-- WHAT YOU NEED TO DO --
Repeat the lines of the data exactly, from the first one through the one that contains "Measured on AMD".

========================================

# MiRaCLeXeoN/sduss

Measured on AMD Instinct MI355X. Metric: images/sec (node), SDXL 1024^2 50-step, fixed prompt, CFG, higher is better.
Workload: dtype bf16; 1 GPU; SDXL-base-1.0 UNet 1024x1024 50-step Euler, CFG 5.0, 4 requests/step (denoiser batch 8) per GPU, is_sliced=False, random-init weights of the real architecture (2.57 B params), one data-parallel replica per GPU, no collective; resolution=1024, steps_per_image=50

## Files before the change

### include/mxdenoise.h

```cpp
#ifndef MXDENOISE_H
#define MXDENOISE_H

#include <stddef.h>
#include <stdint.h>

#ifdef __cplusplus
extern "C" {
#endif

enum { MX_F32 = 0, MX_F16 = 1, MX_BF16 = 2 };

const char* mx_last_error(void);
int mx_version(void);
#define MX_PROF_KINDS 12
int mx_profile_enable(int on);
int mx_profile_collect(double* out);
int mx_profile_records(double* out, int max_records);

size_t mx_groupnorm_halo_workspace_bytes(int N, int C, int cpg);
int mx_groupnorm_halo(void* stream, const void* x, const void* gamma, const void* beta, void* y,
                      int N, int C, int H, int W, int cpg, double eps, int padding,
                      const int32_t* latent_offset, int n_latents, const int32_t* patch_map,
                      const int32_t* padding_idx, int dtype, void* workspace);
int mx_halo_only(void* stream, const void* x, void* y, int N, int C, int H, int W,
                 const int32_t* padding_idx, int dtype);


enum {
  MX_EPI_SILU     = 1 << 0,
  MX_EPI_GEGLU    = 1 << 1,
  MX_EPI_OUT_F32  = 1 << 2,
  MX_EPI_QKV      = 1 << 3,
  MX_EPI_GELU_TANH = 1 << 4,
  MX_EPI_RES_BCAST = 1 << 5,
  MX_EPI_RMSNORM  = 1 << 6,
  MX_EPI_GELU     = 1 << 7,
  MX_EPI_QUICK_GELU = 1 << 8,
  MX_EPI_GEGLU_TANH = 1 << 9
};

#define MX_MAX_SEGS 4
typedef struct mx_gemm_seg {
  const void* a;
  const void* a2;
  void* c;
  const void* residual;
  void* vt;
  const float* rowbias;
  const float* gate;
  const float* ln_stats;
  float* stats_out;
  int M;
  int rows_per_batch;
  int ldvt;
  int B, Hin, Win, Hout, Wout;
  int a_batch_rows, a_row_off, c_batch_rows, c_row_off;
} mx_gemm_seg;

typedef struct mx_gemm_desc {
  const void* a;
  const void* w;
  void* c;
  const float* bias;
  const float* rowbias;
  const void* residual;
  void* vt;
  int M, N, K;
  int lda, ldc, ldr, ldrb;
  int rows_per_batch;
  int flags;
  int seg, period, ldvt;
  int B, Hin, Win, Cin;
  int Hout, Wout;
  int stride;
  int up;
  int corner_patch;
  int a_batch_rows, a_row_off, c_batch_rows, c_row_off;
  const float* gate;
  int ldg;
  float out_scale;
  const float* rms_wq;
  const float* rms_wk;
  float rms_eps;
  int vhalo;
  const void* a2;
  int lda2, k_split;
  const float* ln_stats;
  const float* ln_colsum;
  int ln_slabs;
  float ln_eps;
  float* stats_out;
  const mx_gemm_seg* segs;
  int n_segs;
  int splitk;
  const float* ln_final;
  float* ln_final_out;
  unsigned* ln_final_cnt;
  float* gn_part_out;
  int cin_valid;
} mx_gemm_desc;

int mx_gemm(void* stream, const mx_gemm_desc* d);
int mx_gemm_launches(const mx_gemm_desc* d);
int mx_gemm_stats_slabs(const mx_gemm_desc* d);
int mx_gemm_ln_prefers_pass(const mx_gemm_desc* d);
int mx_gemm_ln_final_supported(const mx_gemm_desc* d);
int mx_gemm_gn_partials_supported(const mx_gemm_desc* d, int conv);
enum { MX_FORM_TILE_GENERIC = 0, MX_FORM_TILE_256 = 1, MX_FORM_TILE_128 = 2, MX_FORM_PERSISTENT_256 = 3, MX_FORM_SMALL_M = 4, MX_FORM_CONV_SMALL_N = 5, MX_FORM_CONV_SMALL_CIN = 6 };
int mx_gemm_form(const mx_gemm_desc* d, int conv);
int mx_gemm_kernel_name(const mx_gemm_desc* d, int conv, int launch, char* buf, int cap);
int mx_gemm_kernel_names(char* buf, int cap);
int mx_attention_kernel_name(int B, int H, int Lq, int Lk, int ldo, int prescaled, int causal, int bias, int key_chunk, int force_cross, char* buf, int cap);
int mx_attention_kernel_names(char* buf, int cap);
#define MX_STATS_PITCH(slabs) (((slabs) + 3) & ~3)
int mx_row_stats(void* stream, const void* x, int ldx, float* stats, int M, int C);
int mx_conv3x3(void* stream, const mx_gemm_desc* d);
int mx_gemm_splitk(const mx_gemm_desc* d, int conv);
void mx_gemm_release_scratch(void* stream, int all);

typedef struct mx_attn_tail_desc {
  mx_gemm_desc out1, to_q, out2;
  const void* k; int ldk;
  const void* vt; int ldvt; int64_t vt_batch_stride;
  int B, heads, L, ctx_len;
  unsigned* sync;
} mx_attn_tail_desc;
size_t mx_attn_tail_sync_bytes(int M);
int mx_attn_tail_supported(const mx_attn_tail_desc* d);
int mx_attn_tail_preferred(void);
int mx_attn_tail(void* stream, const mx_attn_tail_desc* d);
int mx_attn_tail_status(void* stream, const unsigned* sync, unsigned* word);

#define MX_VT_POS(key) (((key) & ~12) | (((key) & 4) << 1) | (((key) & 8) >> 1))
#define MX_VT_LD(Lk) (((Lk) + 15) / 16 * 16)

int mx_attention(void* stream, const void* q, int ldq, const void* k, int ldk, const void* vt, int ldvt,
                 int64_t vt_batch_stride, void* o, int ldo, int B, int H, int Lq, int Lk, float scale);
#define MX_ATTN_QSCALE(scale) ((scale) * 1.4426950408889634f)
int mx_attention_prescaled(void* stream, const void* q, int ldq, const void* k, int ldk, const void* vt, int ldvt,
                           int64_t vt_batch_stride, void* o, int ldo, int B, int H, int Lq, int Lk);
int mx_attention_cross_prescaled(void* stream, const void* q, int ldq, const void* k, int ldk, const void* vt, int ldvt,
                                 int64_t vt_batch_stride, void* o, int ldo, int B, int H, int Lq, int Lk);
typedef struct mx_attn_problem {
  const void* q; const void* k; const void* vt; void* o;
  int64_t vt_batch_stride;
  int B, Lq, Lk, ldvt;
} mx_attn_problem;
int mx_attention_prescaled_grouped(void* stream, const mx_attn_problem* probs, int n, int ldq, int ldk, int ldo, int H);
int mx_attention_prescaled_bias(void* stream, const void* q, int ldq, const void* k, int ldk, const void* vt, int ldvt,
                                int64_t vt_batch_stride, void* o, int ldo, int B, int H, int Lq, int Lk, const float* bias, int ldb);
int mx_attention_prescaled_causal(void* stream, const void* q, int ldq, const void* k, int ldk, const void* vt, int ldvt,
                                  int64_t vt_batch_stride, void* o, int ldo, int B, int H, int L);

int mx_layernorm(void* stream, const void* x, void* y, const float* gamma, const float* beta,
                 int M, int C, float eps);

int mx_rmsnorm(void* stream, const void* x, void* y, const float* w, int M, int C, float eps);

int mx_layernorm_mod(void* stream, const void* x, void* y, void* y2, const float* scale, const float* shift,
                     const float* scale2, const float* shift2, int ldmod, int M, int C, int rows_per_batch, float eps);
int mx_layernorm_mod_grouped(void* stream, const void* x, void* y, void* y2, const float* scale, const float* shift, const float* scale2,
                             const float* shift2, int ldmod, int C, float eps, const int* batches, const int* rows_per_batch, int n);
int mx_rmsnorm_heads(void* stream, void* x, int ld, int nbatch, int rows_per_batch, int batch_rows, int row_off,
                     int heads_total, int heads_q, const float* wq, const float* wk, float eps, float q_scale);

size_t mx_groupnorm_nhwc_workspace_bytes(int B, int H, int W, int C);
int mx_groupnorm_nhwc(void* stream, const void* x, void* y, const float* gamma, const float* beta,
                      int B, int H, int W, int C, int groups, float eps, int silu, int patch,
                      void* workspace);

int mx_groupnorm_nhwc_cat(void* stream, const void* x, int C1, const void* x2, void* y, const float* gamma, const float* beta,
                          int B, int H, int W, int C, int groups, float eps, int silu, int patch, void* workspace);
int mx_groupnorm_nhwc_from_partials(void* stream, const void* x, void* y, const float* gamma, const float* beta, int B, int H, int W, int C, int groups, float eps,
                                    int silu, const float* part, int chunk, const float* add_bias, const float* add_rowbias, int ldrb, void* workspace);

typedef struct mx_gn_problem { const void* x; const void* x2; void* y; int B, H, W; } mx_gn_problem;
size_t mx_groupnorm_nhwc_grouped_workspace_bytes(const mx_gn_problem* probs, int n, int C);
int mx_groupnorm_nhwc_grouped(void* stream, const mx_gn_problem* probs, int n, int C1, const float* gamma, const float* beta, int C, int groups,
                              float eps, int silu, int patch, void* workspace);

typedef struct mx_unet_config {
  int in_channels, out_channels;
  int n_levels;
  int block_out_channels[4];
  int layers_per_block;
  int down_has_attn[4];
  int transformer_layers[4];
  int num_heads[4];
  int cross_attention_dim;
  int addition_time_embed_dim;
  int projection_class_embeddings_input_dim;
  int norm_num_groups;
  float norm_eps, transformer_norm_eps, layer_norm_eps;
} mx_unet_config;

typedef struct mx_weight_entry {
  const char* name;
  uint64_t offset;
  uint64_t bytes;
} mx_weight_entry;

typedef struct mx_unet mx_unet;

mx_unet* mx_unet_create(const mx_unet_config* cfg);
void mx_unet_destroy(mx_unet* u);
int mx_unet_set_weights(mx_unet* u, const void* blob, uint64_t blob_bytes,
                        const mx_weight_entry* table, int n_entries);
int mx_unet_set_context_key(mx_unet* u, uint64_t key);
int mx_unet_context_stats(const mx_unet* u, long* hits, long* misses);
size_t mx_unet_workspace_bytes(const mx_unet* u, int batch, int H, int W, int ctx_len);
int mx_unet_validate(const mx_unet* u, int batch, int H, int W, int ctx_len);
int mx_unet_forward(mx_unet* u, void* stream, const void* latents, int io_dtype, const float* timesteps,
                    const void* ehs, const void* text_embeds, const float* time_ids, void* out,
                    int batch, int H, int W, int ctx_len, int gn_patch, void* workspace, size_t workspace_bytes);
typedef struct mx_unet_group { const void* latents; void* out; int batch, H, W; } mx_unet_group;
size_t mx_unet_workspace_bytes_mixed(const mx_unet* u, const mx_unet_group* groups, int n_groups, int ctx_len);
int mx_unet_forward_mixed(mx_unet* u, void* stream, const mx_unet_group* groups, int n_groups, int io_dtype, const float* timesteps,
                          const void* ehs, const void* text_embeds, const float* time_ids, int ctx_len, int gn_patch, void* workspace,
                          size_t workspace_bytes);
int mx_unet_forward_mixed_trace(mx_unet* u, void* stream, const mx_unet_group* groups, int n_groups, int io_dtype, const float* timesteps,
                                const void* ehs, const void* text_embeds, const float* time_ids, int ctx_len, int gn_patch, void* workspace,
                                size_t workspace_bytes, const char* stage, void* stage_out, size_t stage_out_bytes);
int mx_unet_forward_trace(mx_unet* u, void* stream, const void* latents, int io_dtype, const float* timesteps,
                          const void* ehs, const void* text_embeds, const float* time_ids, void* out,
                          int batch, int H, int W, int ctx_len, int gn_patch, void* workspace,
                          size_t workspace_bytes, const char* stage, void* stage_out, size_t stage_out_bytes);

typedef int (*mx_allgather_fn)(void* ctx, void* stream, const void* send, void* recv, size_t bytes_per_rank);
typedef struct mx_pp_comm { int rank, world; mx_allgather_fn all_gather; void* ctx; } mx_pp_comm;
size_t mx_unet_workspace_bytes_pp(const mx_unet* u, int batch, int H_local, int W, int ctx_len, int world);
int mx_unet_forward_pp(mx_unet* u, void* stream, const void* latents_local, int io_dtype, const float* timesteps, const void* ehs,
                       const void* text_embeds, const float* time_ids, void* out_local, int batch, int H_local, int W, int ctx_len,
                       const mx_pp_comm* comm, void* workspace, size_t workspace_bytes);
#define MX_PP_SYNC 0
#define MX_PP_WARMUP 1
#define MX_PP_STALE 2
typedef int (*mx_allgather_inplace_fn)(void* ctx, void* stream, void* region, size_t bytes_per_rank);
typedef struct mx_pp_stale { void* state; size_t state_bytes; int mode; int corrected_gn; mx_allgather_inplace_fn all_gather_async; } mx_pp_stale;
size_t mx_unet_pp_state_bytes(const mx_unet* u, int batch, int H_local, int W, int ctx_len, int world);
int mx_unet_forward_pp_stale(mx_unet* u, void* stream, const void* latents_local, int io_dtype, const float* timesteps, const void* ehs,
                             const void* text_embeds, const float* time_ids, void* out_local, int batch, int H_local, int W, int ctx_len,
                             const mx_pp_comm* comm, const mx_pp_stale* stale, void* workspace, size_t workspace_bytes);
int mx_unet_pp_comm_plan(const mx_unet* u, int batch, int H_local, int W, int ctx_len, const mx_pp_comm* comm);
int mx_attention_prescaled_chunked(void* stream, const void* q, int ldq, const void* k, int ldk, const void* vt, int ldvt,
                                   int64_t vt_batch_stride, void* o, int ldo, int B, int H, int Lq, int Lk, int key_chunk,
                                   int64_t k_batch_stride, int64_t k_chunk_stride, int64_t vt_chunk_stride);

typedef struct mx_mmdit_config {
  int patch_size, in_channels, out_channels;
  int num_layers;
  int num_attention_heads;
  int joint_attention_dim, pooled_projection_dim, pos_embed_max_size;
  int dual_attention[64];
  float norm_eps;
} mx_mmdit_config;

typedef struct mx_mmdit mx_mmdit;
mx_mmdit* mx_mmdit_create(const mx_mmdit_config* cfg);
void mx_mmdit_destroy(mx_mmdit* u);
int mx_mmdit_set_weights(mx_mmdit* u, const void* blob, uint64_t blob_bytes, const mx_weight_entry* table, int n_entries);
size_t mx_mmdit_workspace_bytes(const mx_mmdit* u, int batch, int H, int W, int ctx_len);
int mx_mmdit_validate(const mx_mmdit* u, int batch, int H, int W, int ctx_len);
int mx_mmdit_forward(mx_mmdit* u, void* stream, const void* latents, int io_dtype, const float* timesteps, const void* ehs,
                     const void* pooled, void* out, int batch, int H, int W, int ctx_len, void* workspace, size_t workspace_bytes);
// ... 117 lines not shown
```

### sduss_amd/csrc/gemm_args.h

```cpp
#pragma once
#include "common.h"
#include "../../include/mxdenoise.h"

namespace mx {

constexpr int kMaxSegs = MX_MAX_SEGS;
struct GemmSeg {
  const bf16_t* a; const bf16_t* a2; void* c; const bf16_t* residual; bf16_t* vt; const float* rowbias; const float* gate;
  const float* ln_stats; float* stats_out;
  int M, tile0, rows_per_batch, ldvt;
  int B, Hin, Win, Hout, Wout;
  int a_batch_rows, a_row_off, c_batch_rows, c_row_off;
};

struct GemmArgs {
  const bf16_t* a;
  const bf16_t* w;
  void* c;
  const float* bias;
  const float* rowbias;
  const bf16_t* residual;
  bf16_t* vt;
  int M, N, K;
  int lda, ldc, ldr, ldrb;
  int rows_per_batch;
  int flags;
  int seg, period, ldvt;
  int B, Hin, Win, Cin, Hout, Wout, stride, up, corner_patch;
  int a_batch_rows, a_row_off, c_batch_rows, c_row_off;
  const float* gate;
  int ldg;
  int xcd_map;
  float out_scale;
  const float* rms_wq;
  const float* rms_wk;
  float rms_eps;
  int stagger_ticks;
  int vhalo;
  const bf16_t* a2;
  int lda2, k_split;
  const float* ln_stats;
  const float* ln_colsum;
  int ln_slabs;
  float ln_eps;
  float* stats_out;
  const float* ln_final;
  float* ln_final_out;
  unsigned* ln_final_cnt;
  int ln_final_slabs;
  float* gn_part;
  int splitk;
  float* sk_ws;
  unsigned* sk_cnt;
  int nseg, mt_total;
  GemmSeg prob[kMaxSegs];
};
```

========================================

-- EXERCISE SOLUTION --
# MiRaCLeXeoN/sduss

Measured on AMD Instinct MI355X. Metric: images/sec (node), SDXL 1024^2 50-step, fixed prompt, CFG, higher is better.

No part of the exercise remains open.